*** MATERIAL TO PROCESS

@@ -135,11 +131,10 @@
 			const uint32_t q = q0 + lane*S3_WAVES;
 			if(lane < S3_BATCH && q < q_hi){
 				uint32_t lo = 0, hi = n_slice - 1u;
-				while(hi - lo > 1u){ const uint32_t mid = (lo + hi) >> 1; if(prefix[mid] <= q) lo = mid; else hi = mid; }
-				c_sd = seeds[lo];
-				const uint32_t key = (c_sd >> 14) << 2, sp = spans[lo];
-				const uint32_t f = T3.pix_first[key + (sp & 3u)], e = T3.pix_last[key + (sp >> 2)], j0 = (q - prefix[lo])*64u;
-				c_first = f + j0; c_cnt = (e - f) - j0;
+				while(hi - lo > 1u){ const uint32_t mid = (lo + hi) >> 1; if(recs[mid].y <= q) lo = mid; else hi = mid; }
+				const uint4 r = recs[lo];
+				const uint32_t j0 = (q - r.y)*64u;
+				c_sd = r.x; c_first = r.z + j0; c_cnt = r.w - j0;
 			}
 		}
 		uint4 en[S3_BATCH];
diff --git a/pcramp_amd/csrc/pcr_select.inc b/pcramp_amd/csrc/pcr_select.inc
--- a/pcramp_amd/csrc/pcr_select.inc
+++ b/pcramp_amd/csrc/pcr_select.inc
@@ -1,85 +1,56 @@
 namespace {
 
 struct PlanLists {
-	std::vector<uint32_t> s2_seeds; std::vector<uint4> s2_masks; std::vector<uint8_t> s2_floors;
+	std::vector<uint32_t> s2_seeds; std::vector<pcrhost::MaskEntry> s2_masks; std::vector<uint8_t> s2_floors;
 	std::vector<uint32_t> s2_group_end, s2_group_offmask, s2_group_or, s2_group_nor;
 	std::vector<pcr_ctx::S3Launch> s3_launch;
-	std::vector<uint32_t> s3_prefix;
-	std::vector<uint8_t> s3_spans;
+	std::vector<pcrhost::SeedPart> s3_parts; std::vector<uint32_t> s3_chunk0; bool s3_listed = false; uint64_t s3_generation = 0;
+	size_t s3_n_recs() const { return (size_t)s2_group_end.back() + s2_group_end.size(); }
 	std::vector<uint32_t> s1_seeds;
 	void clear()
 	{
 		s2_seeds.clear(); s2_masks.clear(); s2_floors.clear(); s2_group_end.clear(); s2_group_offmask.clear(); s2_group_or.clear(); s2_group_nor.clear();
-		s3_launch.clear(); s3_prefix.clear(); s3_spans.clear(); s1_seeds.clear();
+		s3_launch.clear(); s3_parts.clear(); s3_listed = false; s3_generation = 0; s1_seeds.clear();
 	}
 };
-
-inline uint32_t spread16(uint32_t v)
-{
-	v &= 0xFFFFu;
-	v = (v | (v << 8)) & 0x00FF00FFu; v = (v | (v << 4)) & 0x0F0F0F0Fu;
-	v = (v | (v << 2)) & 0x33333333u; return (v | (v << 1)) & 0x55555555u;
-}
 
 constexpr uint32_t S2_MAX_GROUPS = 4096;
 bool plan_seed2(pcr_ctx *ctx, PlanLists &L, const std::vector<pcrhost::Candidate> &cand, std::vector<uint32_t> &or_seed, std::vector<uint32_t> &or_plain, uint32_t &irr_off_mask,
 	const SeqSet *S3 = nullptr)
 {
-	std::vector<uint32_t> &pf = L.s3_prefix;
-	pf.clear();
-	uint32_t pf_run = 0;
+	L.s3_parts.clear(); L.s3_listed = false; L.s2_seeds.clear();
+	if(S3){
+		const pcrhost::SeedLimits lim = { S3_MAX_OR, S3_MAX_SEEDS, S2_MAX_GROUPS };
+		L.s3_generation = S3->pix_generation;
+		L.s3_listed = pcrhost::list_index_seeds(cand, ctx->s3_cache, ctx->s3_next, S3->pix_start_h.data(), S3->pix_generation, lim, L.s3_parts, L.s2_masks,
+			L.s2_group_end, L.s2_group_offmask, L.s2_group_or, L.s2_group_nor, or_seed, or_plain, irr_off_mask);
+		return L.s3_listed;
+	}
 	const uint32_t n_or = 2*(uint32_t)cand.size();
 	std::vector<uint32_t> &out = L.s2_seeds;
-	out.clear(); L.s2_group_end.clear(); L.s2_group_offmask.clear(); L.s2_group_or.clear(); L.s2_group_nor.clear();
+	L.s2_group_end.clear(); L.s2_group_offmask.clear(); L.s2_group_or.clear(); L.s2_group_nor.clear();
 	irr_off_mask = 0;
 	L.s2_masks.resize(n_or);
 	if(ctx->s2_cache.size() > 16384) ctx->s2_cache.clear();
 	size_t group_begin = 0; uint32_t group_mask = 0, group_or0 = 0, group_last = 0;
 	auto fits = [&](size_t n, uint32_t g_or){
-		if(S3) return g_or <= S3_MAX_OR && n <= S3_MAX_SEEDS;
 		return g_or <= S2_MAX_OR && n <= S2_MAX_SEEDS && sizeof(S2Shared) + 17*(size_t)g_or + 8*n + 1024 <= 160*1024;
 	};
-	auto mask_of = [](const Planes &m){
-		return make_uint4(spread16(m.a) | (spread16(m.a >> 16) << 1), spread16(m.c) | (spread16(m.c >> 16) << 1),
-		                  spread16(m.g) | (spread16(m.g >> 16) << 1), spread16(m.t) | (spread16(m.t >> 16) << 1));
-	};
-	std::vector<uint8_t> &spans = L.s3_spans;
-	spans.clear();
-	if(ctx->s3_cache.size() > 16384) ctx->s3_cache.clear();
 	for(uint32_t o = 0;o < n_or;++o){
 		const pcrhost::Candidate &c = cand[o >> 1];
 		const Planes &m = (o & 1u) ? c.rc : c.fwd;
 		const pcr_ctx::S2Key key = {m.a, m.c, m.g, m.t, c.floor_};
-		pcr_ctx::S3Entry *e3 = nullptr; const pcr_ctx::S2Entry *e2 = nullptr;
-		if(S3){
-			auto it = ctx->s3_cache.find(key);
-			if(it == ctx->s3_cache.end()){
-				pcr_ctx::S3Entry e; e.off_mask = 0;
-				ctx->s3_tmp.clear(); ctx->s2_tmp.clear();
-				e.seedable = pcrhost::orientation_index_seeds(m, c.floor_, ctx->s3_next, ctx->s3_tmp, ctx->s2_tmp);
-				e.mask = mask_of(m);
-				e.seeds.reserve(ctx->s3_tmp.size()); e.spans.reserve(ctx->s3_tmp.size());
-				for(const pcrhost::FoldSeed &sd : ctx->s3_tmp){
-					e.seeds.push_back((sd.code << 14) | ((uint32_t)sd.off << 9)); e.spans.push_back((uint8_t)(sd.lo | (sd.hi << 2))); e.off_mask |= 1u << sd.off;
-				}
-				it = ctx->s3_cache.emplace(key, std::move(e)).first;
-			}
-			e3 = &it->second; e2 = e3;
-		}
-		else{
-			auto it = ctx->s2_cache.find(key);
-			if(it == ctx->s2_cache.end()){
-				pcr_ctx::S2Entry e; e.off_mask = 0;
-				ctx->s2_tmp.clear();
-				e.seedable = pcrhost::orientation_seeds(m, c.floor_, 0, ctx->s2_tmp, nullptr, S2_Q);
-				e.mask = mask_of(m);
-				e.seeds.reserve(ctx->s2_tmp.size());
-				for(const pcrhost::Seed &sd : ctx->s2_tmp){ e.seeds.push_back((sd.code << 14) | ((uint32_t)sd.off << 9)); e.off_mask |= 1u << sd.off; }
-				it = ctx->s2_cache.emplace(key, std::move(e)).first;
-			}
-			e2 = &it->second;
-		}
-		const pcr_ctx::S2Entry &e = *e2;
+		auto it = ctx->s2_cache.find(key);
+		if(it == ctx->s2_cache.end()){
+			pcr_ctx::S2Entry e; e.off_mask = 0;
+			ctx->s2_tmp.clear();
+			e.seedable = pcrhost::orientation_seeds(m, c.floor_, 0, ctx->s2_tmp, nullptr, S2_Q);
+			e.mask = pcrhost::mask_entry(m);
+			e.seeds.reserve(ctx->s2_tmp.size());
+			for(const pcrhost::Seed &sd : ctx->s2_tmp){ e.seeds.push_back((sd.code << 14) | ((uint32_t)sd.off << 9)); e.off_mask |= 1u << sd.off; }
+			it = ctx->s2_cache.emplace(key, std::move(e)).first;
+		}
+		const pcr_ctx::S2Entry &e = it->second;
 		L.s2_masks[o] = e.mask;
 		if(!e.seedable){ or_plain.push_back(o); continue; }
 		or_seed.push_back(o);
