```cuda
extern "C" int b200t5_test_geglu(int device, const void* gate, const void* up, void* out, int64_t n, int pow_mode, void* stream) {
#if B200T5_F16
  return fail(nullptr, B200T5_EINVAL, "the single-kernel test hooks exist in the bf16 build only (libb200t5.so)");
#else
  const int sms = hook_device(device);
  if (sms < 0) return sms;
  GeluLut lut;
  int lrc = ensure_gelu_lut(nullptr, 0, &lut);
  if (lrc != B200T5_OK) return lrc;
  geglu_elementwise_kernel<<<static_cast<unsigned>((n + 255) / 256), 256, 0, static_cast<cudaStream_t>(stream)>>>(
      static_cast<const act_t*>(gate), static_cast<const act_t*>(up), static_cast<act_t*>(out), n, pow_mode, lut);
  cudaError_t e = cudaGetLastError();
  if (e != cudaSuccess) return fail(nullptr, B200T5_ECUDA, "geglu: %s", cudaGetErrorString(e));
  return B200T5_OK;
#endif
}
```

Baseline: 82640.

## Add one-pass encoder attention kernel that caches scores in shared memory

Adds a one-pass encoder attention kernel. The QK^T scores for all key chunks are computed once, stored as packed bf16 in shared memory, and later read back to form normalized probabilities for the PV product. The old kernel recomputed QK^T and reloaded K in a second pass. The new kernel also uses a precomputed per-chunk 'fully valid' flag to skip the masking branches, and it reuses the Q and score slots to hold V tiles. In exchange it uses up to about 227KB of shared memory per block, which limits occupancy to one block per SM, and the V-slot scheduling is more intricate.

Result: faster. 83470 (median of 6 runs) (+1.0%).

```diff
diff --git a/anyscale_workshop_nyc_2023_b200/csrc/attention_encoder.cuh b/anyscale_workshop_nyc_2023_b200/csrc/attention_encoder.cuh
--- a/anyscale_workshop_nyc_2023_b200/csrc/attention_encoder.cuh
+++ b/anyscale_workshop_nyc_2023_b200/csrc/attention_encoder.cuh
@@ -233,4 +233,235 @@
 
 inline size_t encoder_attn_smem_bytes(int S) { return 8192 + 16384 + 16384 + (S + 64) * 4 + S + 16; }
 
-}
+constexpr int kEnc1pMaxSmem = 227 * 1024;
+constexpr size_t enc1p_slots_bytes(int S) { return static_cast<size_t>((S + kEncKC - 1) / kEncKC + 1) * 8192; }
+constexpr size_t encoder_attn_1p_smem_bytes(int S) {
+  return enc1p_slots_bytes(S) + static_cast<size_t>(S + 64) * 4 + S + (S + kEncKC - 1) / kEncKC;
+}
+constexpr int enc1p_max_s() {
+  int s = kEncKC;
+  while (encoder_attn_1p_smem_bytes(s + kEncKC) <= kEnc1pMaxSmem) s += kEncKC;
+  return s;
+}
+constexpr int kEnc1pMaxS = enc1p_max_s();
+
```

******

WHAT THIS TASK INVOLVES:
Where a line in the records above holds the string "find", it counts toward the total; give that total alone.

OUTPUT BELOW:
3